Nach seiner Entlassung aus dem Sanatorium begann er 1925 mit den Aufzeichnungen seines Romans Die Gleichgültigen. Das Werk, das zum Debüt wurde, schildert das ereignisarme Leben der verwitweten Mariagrazia, ihres Liebhabers Leo und ihrer beiden gerade erwachsen gewordenen Kinder. Die beiden großen Themen, die alle nachfolgenden Werke bestimmen – die Macht von Sexus und Geld – sind hier schon angelegt. Die Teilnahmslosigkeit und Lethargie der Hauptpersonen bestimmen den Ton und die Stimmung des Buches. Dieser 1929 publizierte Roman, den Moravia auf eigene Kosten drucken ließ, war einer der ersten existenzialistischen Romane.

Schon 1927 hatte Moravia begonnen, seine ersten Erzählungen in der Zeitschrift '900 zu veröffentlichen.
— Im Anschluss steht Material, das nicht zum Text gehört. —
template <bool TRACE>
__global__ __launch_bounds__(TP_THREADS, 2) void gemm_tn_bf16_pp_kernel(
    int M, int m_per_split, const bf16raw* __restrict__ A, long lda, vtx_rowmap amap,
    const bf16raw* __restrict__ B, long ldb, vtx_rowmap bmap, int tiles2, int tiles12, TnOut out, long long* __restrict__ trace) {
  extern __shared__ __attribute__((aligned(16))) char smem[];
  bf16raw* lds = reinterpret_cast<bf16raw*>(smem);
  const int tid = threadIdx.x, lane = tid & 63;
  const int wave = __builtin_amdgcn_readfirstlane(tid >> 6);
  const int wr = wave >> 2, wc = wave & 3;
  int trace_kt = -1;
  auto stamp = [&](int e) {
    if constexpr (TRACE) {
      if (tid == 0 && trace_kt >= 0)
        trace[((long)blockIdx.x * 8 + trace_kt) * 24 + e] = (long long)__builtin_amdgcn_s_memtime();
    }
  };
  const TnTile t = tn_tile<256, 256, true, true>(M, m_per_split, tiles2, tiles12);
  const int t2 = t.t2, r0 = t.r0, c0 = t.c0;
  const int span = t.m_end - t.m_begin;
  const int nk = (span + TP_BK - 1) / TP_BK;
  const int last_valid = span - (nk - 1) * TP_BK;
  TnFeeder<2> fd(lds, wave, lane, A, lda, amap, B, ldb, bmap, M, t, last_valid);

  f32x16 acc[4][2];
  tn_zero(acc);

  const int tr_row = 8 * (lane >> 5) + ((lane & 15) >> 2);
  const int tr_sw = ((lane >> 3) & 1) << 2;
  const int cl = 16 * ((lane >> 4) & 1) + 4 * (lane & 3);
  int fa_off[2], fb_off;
#pragma unroll
  for (int i = 0; i < 2; ++i) {
    const int cc = i * 32 + cl;
    fa_off[i] = wr * 4096 + tr_row * 64 + (((cc >> 3) ^ tr_sw) << 3) + (cc & 7);
  }
  {
    const int cc = (wc & 1) * 32 + cl;
    fb_off = (wc >> 1) * 4096 + tr_row * 64 + (((cc >> 3) ^ tr_sw) << 3) + (cc & 7);
  }
  const unsigned lds_b = (unsigned)(unsigned long)(tn_lds_char*)smem;
  const unsigned fa_addr[2] = {lds_b + 2u * fa_off[0], lds_b + 2u * fa_off[1]}, fb_addr = lds_b + 2u * fb_off;
  const bool want_cs = out.cslab != nullptr;
  bool do_cs = false;
  int cs_next = t2;
  float cs0[8] = {0, 0, 0, 0, 0, 0, 0, 0}, cs1[8] = {0, 0, 0, 0, 0, 0, 0, 0};
#define TP_COLSUM(buf_, kind_, cs_)                                                                      \
  if (do_cs) {                                                                                           \
    u32x4 v_[2];                                                                                         \
                                 \
    unsigned t_ = threadIdx.x;                                                                           \
    asm volatile("" : "+v"(t_));                                                                         \
    const unsigned ca_ = lds_b + 2u * ((t_ >> 8) * 4096 + ((t_ >> 3) & 31) * 64 + (t_ & 7) * 8);        \
    asm volatile("ds_read_b128 %0, %2\n\tds_read_b128 %1, %2 offset:4096\n\ts_waitcnt lgkmcnt(0)"        \
                 : "=&v"(v_[0]), "=&v"(v_[1]) : "v"(ca_ + 2u * ((buf_) * TP_BUF + (kind_) * TP_REGION)) : "memory"); \
    tn_cs_add(cs_, v_[0]);                                                                               \
    tn_cs_add(cs_, v_[1]);                                                                               \
  }
#define TP_READ_A(buf_, kind_)                                                                           \
  _Pragma("unroll") for (int i = 0; i < 2; ++i) {                                                        \
    const unsigned a_ = fa_addr[i] + 2u * ((buf_) * TP_BUF + (kind_) * TP_REGION);                       \
    fa[i][0] = tn_tr_frag<0, 512>(a_);    fa[i][1] = tn_tr_frag<2048, 512>(a_);                          \
    fa[i][2] = tn_tr_frag<4096, 512>(a_); fa[i][3] = tn_tr_frag<6144, 512>(a_);                          \
  }
#define TP_READ_B_Q(buf_, kind_, fb_, Q_)                                                                \
  fb_[Q_] = tn_tr_frag<(Q_) * 2048, 512>(fb_addr + 2u * ((buf_) * TP_BUF + (kind_) * TP_REGION))
#define TP_READ_B(buf_, kind_, fb_)                                                                      \
  { TP_READ_B_Q(buf_, kind_, fb_, 0); TP_READ_B_Q(buf_, kind_, fb_, 1); TP_READ_B_Q(buf_, kind_, fb_, 2); TP_READ_B_Q(buf_, kind_, fb_, 3); }
#define TP_PIN_A() asm volatile("" : "+v"(fa[0][0]), "+v"(fa[0][1]), "+v"(fa[0][2]), "+v"(fa[0][3]),      \
                                     "+v"(fa[1][0]), "+v"(fa[1][1]), "+v"(fa[1][2]), "+v"(fa[1][3]))
#define TP_PIN_B(fb_) asm volatile("" : "+v"(fb_[0]), "+v"(fb_[1]), "+v"(fb_[2]), "+v"(fb_[3]))
#define TP_MFMA1(i_, ks_, i0_, j_, fb_)                                                                  \
  acc[(i0_) + (i_)][j_] = __builtin_amdgcn_mfma_f32_32x32x16_bf16(fa[i_][ks_], fb_[ks_], acc[(i0_) + (i_)][j_], 0, 0, 0); \
  __builtin_amdgcn_sched_barrier(0);
#ifndef VTX_TP_PRIO
#define VTX_TP_PRIO 0
#endif
#define TP_PRIO_ON() do { if (VTX_TP_PRIO == 1) __builtin_amdgcn_s_setprio(1); else if (VTX_TP_PRIO == 3) __builtin_amdgcn_s_setprio(0); } while (0)
#define TP_PRIO_OFF() do { if (VTX_TP_PRIO == 1) __builtin_amdgcn_s_setprio(0); else if (VTX_TP_PRIO == 3) __builtin_amdgcn_s_setprio(1); } while (0)
#define TP_MMA(i0_, j_, fb_, H0_, H1_, H2_, H3_, H4_, H5_)                                               \
  TP_PRIO_ON();                                                                                          \
  __builtin_amdgcn_sched_barrier(0);                                                                     \
  TP_MFMA1(0, 0, i0_, j_, fb_) H0_; __builtin_amdgcn_sched_barrier(0);                                   \
  TP_MFMA1(1, 0, i0_, j_, fb_) H1_; __builtin_amdgcn_sched_barrier(0);                                   \
  TP_MFMA1(0, 1, i0_, j_, fb_) H2_; __builtin_amdgcn_sched_barrier(0);                                   \
  TP_MFMA1(1, 1, i0_, j_, fb_) H3_; __builtin_amdgcn_sched_barrier(0);                                   \
  TP_MFMA1(0, 2, i0_, j_, fb_) H4_; __builtin_amdgcn_sched_barrier(0);                                   \
  TP_MFMA1(1, 2, i0_, j_, fb_) H5_; __builtin_amdgcn_sched_barrier(0);                                   \
  TP_MFMA1(0, 3, i0_, j_, fb_)                                                                           \
  TP_MFMA1(1, 3, i0_, j_, fb_)                                                                           \
  TP_PRIO_OFF();
#define TP_BAR() __builtin_amdgcn_s_barrier()

  bf16x8 fa[2][4], fb0[4], fb1[4];
  fd.issue(0, 0); fd.advance(0); fd.issue(1, 0); fd.advance(1); fd.issue(2, 0); fd.advance(2); fd.issue(3, 0); fd.advance(3);
  fd.issue(0, 1); fd.advance(0); fd.issue(1, 1); fd.advance(1); fd.issue(2, 1); fd.advance(2);
  wait_vmcnt<8>();
  TP_BAR();
  if (wr == 1) TP_BAR();
  if (VTX_TP_PRIO == 2 && wr == 1) __builtin_amdgcn_s_setprio(1);
  if (VTX_TP_PRIO == 3) __builtin_amdgcn_s_setprio(1);
#define TP_KTILE(kt_, X_, Y_)                                                                            \
  {                                                                                                      \
    const int kt = (kt_);                                                                                \
    const int buf = kt & 1;                                                                              \
    const bool n1 = kt + 1 < nk, n2 = kt + 2 < nk;                                                       \
    do_cs = want_cs && kt == cs_next;                                                                    \
    if (do_cs) cs_next += tiles2;                                                                        \
    if constexpr (TRACE) trace_kt = (kt >= 8 && kt < 16) ? kt - 8 : -1;                                  \
    stamp(0);                                                                                            \
     \
    if (kt >= 1 && n1) fd.advance(2);                 \
    TP_READ_A(buf, 0);                                                                                   \
    TP_COLSUM(buf, 0, cs0);                                                                              \
    lgkm0();                                                                                             \
    stamp(1);                                                                                            \
    stamp(2);                                                                                            \
// ... 43 lines not shown
      wait_vmcnt<6>();                                                              \
    }                                                                                                    \
    stamp(12);                                                                                           \
    TP_BAR();                                                                                            \
    stamp(13);                                                                                           \
    TP_MMA(2, 0, X_, if (n2) fd.issue_piece(2, kt + 2, 0), if (n2) fd.issue_piece(2, kt + 2, 1),         \
           if (n1) TP_READ_B_Q(buf ^ 1, 1, Y_, 0), if (n1) TP_READ_B_Q(buf ^ 1, 1, Y_, 1),               \
           if (n1) TP_READ_B_Q(buf ^ 1, 1, Y_, 2), if (n1) TP_READ_B_Q(buf ^ 1, 1, Y_, 3));              \
    stamp(18);                                                                                           \
    TP_BAR();                                                                                            \
    stamp(14);                                                                                           \
  }
  TP_READ_B(0, 1, fb0);
  for (int kt2 = 0; kt2 < nk; kt2 += 2) {
    TP_KTILE(kt2, fb0, fb1)
    if (kt2 + 1 < nk) TP_KTILE(kt2 + 1, fb1, fb0)
  }
#undef TP_KTILE
  if (wr == 0) TP_BAR();
  if (VTX_TP_PRIO >= 2) __builtin_amdgcn_s_setprio(0);
#undef TP_COLSUM
#undef TP_READ_B_Q
#undef TP_MFMA1
#undef TP_PIN_A
#undef TP_PIN_B
#undef TP_READ_A
#undef TP_READ_B
#undef TP_MMA
#undef TP_BAR
  if (want_cs) {
    float* red = reinterpret_cast<float*>(smem);
    const TnCsLane<32> csl(tid);
    tn_cs_put<256>(red, csl.row, csl.tile_col(), cs0);
    tn_cs_put<256>(red, csl.row, csl.tile_col() + 64, cs1);
    tn_cs_fold<32, 256>(red, out, t, t2, tid);
  }
  float* stg = reinterpret_cast<float*>(smem + TP_RING_BYTES) + wave * 16 * TP_STG_LD;
  const int c = c0 + ((lane & 7) >> 2) * 128 + wc * 32 + (lane & 3) * 8;
#pragma unroll
  for (int mi = 0; mi < 4; ++mi) {
    tn_epi16<0>(out, stg, acc[mi][0], acc[mi][1], t.split, r0 + wr * 128 + mi * 32, c, lane);
    tn_epi16<1>(out, stg, acc[mi][0], acc[mi][1], t.split, r0 + wr * 128 + mi * 32 + 16, c, lane);
  }
}

constexpr int TW_THREADS = 256;
constexpr int TW_LDS_BYTES = TP_RING_BYTES + 4 * 16 * TP_STG_LD * 4;

template <bool WANT_CS>
__global__ __launch_bounds__(TW_THREADS, 1) void gemm_tn_bf16_w4_kernel(
    int M, int m_per_split, const bf16raw* __restrict__ A, long lda, vtx_rowmap amap,
    const bf16raw* __restrict__ B, long ldb, vtx_rowmap bmap, int tiles2, int tiles12, TnOut out) {
  extern __shared__ __attribute__((aligned(16))) char smem[];
  bf16raw* lds = reinterpret_cast<bf16raw*>(smem);
  const int tid = threadIdx.x, lane = tid & 63;
  const int wave = __builtin_amdgcn_readfirstlane(tid >> 6);
  const int wr = wave >> 1, wc = wave & 1;
  const TnTile t = tn_tile<256, 256, true, true>(M, m_per_split, tiles2, tiles12);
  const int t2 = t.t2, r0 = t.r0, c0 = t.c0;
  const int span = t.m_end - t.m_begin;
  const int nk = (span + TP_BK - 1) / TP_BK;
  const int last_valid = span - (nk - 1) * TP_BK;
  TnFeeder<4> fd(lds, wave, lane, A, lda, amap, B, ldb, bmap, M, t, last_valid);

  f32x16 acc[4][4];
// ... 171 lines not shown
  float* stg = reinterpret_cast<float*>(smem + TP_RING_BYTES) + wave * 16 * TP_STG_LD;
#pragma unroll
  for (int jp = 0; jp < 2; ++jp)
#pragma unroll
    for (int mi = 0; mi < 4; ++mi) {
      const int r = r0 + wr * 128 + mi * 32, c = c0 + jp * 128 + wc * 64 + (lane_e & 7) * 8;
      __builtin_amdgcn_sched_barrier(0);
      tn_epi16<0>(out, stg, acc[mi][2 * jp], acc[mi][2 * jp + 1], t.split, r, c, lane_e);
      __builtin_amdgcn_sched_barrier(0);
      tn_epi16<1>(out, stg, acc[mi][2 * jp], acc[mi][2 * jp + 1], t.split, r + 16, c, lane_e);
      __builtin_amdgcn_sched_barrier(0);
    }
}

static int tp_splits(int M, int N1, int N2) {
  const int tiles = cdiv(N1, 256) * cdiv(N2, 256);
  int s = options().tn_cus / tiles;
  const int max_s = M / 128;
  if (s > max_s) s = max_s;
  return s < 1 ? 1 : s;
}
static bool tp_eligible(int M, int N1, int N2) { return M >= 4096 && N1 % 256 == 0 && N2 % 256 == 0; }
static bool tp_map_ok(const vtx_rowmap& m) { return m.grp == 0 || m.grp > TP_BK; }

template <typename T>
__global__ __launch_bounds__(256) void colsum_kernel(int M, int N, int rows_per_blk, const T* __restrict__ A,
                                                     long lda, vtx_rowmap amap, float* __restrict__ part) {
  __shared__ float red[8][256 + 8];
  const int cc = threadIdx.x & 31, rl = threadIdx.x >> 5;
  const int n = blockIdx.x * 256 + cc * 8;
  const long m0 = (long)blockIdx.y * rows_per_blk;
  const long m1 = min((long)M, m0 + rows_per_blk);
  float acc[8] = {0, 0, 0, 0, 0, 0, 0, 0};
  if (n < N) {
    for (long m = m0 + rl; m < m1; m += 8) {
      float v[8];
      load8(A + map_row(amap, m) * lda + n, v);
#pragma unroll
      for (int j = 0; j < 8; ++j) acc[j] += v[j];
    }
  }
#pragma unroll
  for (int j = 0; j < 8; ++j) red[rl][cc * 8 + j] = acc[j];
  __syncthreads();
  const int c = threadIdx.x;
  const int ncol = blockIdx.x * 256 + c;
  if (ncol < N) {
    float a = 0.f;
#pragma unroll
    for (int r = 0; r < 8; ++r) a += red[r][c];
    part[(long)blockIdx.y * N + ncol] = a;
  }
}

static int tn_splits(int M, int N1, int N2) {
  const int tiles = cdiv(N1, 128) * cdiv(N2, 128);
  int s = cdiv(768, tiles);
  const int max_s = M / 256 > 0 ? M / 256 : 1;
  if (s > max_s) s = max_s;
  if (s < 1) s = 1;
  return s;
}
static int colsum_blocks(int M) {
  int b = cdiv(M, 256);
  return b > 256 ? 256 : (b < 1 ? 1 : b);
}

In den 1930er Jahren arbeitete er als Auslandskorrespondent für italienische Tageszeitungen. Aufgrund dieser Arbeit bereiste er Polen, die Republik China, Mexiko und die USA. 1936 lernte er die Schriftstellerin Elsa Morante (1912–1985) kennen, die er 1941 heiratete. Seine journalistischen Arbeiten brachten ihn jedoch bereits in den 1930er Jahren in Konflikt mit dem faschistischen Regime unter Benito Mussolini sowie dem Vatikan. Dies führte dazu, dass er Schreibverbot erhielt und seine Arbeit verlor. Er zog sich daraufhin nach Capri zurück, wo er zwischen 1941 und 1943 lebte. Dort begann er seine schriftstellerische Arbeit wieder aufzunehmen und rächte sich an dem Regime mit einer Satire über den Faschismus: La mascherata.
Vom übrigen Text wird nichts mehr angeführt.